*Problem to work on*
Among the records below, find each line containing the word "slots" and copy it.

──────── Recorded data ────────

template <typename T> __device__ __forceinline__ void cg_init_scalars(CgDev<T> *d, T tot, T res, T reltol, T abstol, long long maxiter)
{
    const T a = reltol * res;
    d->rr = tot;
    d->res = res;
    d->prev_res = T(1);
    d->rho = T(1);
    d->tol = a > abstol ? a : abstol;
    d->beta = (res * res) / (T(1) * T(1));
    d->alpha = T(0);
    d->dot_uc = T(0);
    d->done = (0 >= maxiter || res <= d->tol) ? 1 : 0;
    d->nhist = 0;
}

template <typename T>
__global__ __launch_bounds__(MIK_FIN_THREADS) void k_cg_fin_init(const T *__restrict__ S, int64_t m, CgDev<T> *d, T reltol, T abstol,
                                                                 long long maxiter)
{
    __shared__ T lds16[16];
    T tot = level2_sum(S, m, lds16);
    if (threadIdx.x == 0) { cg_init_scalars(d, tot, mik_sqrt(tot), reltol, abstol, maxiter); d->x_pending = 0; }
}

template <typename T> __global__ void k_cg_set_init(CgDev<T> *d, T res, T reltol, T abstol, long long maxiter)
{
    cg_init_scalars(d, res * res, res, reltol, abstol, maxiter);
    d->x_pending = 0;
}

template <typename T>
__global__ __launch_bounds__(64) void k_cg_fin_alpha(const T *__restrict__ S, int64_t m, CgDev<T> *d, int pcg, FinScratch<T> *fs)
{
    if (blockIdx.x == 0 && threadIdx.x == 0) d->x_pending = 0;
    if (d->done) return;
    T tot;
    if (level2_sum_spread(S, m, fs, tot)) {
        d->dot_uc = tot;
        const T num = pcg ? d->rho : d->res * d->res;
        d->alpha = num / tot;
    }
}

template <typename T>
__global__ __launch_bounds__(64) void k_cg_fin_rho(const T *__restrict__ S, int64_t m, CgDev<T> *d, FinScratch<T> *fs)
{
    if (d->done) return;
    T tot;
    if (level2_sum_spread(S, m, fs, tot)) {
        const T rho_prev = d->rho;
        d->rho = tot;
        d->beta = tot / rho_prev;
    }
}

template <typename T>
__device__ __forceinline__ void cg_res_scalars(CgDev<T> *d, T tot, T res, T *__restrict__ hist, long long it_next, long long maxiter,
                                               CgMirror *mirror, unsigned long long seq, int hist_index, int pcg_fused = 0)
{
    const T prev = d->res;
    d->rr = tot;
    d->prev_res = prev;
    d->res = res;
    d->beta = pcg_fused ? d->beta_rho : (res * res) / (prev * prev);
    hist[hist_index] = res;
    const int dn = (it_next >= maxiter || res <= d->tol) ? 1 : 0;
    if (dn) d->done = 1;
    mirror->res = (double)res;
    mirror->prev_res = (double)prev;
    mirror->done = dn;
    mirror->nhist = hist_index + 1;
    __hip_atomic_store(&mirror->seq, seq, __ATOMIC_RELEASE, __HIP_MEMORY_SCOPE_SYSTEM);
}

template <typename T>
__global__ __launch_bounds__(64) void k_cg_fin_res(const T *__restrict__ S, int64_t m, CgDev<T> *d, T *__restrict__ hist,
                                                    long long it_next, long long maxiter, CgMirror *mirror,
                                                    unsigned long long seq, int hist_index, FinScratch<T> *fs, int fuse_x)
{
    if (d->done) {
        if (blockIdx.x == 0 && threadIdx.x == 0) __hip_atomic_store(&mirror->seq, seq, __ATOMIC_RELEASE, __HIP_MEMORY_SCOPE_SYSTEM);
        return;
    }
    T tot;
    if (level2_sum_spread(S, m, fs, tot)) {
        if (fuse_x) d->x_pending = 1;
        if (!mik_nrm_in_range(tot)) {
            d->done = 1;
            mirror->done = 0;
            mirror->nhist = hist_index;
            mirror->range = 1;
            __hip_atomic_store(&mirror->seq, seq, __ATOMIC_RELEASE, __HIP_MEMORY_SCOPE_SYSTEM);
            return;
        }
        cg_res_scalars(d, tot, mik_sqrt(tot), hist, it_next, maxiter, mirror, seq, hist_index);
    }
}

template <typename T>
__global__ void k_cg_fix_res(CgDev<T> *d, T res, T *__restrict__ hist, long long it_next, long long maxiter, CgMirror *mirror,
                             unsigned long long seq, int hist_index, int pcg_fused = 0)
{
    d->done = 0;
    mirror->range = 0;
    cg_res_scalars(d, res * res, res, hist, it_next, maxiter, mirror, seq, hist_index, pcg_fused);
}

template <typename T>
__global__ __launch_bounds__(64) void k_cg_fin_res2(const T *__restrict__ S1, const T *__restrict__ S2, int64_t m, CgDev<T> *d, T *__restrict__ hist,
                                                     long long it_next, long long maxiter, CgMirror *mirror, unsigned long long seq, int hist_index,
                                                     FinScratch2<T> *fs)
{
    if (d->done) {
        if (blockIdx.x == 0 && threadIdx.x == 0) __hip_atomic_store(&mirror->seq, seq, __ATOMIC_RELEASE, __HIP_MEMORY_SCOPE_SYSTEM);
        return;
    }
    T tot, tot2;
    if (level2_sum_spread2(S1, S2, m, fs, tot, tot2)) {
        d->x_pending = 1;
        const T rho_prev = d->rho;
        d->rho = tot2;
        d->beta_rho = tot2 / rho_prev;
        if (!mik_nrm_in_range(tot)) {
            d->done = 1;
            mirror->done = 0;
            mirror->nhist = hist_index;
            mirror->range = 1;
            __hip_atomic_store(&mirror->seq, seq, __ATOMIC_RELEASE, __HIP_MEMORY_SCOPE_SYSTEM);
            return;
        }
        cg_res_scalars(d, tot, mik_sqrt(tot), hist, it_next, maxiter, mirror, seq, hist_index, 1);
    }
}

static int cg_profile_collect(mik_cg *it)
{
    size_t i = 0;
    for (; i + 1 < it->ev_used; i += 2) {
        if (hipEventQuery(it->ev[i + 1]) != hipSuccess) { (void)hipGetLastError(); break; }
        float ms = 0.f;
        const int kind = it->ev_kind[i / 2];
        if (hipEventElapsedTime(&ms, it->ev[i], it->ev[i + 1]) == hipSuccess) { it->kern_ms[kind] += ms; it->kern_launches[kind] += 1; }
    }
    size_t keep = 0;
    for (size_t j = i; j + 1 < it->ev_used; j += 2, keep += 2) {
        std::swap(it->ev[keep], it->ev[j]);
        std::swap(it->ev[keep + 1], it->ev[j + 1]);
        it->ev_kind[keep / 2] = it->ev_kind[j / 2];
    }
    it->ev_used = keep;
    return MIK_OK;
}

────────
──────── Recorded data ────────

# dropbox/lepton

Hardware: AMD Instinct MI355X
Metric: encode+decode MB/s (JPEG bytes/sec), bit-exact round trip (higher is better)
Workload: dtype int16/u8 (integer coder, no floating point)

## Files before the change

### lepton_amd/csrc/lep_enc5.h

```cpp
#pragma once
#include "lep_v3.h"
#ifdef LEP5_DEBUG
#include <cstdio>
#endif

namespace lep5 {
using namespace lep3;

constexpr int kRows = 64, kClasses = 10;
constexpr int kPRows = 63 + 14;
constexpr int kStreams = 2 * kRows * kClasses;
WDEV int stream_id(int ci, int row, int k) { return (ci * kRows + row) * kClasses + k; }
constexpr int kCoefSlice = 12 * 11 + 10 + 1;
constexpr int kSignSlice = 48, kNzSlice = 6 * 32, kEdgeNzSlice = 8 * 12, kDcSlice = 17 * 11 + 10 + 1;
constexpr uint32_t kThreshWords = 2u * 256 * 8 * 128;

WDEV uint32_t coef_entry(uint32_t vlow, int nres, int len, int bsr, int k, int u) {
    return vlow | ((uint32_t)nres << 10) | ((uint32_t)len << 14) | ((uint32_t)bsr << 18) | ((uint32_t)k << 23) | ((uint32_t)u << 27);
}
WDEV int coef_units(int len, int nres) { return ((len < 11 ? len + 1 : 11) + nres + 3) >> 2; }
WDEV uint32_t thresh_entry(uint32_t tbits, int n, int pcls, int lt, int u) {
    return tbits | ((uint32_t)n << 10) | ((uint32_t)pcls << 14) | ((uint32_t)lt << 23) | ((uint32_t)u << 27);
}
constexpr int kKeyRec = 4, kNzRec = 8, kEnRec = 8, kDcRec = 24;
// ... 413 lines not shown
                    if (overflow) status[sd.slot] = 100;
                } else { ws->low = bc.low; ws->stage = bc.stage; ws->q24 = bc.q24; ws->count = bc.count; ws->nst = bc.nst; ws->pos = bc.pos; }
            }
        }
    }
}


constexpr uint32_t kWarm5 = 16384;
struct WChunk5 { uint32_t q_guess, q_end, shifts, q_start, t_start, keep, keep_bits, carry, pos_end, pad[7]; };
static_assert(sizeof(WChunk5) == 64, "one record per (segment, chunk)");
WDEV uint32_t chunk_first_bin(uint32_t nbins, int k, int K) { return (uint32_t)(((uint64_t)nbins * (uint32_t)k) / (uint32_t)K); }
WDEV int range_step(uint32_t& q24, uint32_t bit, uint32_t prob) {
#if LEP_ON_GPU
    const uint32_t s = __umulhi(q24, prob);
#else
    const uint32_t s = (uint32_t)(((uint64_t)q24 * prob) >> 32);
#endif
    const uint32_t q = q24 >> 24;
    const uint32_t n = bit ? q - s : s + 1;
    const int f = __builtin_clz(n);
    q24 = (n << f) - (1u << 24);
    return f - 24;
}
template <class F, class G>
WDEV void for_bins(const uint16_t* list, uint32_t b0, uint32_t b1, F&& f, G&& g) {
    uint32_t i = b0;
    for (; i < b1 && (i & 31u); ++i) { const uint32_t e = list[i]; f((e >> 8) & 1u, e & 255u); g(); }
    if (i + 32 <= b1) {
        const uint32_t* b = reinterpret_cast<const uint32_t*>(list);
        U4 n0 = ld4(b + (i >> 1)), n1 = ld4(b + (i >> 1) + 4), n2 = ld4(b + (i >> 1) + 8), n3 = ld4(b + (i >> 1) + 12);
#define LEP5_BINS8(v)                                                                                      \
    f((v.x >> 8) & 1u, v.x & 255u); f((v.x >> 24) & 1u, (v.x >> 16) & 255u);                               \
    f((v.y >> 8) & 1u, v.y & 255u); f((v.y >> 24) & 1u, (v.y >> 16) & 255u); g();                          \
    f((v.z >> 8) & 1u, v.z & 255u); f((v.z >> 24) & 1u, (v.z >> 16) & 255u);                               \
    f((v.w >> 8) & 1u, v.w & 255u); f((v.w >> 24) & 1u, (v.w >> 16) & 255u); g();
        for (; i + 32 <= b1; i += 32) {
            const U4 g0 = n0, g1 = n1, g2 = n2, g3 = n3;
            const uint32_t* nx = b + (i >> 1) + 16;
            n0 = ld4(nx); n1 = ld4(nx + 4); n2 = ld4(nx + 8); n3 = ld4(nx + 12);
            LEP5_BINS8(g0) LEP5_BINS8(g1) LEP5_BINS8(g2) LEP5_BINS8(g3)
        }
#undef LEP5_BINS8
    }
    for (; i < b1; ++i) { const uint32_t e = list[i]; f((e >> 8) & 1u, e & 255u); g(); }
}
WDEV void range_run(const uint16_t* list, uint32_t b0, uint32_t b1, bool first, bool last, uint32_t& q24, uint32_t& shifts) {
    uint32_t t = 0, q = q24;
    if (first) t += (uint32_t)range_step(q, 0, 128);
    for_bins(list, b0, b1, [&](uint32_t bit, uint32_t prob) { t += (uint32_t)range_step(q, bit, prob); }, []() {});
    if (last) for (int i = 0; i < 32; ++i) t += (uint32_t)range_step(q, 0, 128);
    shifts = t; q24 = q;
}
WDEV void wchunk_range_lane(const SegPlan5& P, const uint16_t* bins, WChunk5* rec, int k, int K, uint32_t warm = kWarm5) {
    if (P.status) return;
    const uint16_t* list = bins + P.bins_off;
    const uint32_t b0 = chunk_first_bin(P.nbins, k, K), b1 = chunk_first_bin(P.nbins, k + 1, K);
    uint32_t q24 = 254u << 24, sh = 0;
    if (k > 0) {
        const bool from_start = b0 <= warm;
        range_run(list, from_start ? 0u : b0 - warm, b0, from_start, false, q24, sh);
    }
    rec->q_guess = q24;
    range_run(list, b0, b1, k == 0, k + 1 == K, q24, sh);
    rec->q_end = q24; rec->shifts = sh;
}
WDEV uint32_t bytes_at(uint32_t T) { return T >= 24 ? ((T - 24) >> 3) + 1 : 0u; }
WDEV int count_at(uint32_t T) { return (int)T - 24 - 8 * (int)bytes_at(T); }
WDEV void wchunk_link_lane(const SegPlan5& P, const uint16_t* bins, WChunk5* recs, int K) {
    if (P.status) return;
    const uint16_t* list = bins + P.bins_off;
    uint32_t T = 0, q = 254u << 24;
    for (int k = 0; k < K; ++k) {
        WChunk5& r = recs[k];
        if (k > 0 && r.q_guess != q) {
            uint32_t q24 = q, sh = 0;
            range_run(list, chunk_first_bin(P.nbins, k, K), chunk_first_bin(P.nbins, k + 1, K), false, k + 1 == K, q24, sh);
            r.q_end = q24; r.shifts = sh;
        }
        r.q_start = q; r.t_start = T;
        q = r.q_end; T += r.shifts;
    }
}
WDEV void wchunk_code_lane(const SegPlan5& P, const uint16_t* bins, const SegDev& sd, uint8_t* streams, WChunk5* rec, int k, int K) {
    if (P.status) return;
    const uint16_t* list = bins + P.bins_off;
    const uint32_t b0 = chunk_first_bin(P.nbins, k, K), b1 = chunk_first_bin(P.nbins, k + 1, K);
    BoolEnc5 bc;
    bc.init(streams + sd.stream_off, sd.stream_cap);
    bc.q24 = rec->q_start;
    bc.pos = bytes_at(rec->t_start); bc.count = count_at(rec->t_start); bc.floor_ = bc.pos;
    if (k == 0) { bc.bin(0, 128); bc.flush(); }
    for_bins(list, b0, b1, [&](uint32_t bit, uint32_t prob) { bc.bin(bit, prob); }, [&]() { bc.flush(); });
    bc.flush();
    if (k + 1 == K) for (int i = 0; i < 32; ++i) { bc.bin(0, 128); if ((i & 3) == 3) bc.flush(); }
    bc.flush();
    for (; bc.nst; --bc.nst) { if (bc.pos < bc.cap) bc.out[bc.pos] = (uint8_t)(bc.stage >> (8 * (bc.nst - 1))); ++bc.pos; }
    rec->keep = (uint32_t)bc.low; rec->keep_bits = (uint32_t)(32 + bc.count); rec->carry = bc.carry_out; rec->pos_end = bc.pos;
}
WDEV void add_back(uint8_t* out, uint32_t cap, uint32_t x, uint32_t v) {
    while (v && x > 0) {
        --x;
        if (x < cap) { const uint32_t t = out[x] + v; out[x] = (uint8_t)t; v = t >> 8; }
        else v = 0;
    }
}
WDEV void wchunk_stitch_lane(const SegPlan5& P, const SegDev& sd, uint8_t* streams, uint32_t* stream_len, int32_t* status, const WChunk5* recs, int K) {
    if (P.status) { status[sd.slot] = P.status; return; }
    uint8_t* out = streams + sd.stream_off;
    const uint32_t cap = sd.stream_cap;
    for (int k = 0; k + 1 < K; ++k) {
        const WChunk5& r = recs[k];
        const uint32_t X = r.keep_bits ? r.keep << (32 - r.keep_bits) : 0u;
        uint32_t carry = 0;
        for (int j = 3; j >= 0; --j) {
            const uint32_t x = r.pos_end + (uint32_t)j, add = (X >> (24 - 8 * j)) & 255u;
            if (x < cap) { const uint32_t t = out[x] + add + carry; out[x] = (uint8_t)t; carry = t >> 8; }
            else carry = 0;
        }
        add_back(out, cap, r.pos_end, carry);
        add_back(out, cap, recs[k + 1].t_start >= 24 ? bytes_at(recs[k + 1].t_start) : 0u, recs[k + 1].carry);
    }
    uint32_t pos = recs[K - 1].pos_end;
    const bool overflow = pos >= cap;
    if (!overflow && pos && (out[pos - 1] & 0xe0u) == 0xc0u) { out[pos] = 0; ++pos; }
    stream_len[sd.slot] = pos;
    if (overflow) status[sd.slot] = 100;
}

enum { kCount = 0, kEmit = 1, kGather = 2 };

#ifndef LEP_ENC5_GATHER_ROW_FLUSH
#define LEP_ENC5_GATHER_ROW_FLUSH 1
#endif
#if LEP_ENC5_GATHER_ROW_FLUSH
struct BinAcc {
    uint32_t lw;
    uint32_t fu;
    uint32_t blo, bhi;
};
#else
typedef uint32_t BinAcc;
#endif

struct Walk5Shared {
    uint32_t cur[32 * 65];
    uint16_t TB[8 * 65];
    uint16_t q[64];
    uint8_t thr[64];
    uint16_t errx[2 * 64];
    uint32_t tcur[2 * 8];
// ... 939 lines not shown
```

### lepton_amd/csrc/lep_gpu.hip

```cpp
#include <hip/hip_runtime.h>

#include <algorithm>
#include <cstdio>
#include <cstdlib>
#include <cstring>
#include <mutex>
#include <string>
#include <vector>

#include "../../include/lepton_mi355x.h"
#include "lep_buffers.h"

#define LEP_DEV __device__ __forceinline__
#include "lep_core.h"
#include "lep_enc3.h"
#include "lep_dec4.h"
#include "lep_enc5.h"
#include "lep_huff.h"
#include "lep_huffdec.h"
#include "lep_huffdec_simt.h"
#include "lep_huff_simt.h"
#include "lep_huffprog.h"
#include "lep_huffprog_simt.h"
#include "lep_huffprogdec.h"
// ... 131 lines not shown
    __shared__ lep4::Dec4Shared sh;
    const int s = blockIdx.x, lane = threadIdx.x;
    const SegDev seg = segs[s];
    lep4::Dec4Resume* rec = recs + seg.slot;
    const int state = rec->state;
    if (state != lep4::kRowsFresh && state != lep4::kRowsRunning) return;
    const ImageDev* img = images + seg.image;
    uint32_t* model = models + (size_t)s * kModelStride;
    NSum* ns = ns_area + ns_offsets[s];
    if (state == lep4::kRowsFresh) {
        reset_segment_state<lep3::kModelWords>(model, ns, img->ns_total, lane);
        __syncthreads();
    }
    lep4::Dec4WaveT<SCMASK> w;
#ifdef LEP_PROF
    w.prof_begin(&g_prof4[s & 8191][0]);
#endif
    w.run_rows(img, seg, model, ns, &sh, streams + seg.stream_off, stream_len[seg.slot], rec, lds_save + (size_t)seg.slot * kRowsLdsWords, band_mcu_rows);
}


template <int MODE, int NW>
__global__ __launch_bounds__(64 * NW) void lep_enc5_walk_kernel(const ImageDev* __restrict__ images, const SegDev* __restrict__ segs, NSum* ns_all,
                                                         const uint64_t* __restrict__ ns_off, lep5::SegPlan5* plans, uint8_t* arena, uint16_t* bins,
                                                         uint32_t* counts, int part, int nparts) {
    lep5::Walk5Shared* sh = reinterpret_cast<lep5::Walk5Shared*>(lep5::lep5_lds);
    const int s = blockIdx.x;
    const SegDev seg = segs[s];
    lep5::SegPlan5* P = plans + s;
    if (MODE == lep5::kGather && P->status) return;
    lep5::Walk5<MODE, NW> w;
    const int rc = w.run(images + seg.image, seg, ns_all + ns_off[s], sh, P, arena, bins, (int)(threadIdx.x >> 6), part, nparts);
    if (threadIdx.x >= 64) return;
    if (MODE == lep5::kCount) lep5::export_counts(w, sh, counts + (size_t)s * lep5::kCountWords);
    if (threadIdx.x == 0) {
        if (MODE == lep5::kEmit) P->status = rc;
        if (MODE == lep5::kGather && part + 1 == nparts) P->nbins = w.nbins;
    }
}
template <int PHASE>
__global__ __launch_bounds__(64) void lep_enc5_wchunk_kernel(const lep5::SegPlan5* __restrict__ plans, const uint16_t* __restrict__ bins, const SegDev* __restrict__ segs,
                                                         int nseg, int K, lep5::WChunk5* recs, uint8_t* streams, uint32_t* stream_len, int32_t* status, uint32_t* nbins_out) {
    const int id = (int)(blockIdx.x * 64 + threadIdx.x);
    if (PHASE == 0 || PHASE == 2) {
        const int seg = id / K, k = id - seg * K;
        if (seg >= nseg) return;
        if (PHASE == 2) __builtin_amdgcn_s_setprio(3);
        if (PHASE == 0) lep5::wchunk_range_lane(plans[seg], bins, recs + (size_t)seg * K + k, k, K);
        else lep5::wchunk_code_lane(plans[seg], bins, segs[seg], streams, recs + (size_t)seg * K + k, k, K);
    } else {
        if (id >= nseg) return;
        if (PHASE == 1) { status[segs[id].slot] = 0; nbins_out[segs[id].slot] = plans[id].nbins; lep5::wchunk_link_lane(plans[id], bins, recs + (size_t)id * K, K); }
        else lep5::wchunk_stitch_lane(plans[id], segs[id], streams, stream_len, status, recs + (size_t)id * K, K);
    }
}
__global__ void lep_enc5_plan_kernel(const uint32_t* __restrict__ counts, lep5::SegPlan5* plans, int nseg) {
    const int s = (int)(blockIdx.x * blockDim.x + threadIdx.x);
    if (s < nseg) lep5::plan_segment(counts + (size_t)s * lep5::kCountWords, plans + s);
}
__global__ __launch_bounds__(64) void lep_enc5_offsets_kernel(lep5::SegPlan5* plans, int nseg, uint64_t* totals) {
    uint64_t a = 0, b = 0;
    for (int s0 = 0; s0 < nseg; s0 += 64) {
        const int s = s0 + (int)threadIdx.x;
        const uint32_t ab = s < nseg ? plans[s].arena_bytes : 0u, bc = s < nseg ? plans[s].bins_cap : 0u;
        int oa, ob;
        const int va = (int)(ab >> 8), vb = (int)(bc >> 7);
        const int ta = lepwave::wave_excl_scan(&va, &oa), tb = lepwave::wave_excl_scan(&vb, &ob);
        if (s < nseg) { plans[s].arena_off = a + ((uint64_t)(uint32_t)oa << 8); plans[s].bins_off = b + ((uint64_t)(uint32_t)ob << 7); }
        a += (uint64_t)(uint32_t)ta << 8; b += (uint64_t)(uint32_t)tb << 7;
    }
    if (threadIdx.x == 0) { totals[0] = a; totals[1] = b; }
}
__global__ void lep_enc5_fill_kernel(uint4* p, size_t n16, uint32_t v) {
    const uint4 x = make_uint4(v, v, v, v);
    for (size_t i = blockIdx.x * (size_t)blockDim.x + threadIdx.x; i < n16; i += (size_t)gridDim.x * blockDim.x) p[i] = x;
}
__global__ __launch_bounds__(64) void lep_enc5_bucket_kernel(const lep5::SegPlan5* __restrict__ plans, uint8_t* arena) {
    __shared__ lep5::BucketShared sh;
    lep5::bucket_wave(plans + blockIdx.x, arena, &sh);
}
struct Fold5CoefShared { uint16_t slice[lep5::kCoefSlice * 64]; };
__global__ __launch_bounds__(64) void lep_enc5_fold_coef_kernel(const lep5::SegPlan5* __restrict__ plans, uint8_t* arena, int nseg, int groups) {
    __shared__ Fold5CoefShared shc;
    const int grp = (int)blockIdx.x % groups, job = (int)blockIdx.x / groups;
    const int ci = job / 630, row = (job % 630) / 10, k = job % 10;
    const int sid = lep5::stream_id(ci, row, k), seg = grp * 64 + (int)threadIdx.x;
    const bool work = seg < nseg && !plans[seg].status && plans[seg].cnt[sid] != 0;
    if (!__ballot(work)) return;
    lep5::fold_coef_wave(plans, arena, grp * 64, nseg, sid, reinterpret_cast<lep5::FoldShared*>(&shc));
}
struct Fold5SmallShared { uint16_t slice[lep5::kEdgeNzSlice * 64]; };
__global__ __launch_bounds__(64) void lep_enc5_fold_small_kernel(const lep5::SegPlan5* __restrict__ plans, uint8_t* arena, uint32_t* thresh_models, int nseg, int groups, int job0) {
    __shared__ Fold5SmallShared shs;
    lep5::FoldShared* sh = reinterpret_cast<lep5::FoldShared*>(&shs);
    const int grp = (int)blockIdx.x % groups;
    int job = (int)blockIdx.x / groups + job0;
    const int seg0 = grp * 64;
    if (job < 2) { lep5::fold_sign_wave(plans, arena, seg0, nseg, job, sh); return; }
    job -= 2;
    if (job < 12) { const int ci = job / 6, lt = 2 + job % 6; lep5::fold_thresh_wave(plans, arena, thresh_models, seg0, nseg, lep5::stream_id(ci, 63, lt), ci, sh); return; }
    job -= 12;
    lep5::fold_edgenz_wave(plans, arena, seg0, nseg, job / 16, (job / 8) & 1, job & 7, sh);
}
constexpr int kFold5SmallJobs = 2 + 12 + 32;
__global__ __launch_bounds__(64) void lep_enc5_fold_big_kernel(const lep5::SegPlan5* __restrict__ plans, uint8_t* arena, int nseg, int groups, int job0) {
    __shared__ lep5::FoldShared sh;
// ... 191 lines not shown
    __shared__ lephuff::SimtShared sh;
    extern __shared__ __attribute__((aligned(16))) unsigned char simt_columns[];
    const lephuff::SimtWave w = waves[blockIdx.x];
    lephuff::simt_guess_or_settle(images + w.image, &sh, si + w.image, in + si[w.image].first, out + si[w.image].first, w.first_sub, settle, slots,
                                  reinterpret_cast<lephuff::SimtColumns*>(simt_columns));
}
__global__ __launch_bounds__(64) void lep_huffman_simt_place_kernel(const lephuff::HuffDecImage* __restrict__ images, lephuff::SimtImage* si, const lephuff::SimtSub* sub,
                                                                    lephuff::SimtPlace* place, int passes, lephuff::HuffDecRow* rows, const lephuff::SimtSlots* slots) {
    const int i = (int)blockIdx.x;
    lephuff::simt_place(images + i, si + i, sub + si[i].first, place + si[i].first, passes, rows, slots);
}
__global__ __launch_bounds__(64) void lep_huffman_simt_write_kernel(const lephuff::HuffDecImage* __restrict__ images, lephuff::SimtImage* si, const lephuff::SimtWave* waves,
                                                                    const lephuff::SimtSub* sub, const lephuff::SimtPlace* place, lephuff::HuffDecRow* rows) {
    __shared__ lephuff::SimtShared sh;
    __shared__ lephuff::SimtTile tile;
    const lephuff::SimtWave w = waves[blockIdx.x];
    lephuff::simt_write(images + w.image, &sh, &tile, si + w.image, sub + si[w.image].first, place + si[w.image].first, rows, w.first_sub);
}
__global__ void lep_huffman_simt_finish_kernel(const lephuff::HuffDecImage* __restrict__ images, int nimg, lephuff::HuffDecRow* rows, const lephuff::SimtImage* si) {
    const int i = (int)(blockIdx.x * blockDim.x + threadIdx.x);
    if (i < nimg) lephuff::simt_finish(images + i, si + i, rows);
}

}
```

────────

*Answer section*
    lephuff::simt_guess_or_settle(images + w.image, &sh, si + w.image, in + si[w.image].first, out + si[w.image].first, w.first_sub, settle, slots,
                                                                    lephuff::SimtPlace* place, int passes, lephuff::HuffDecRow* rows, const lephuff::SimtSlots* slots) {
    lephuff::simt_place(images + i, si + i, sub + si[i].first, place + si[i].first, passes, rows, slots);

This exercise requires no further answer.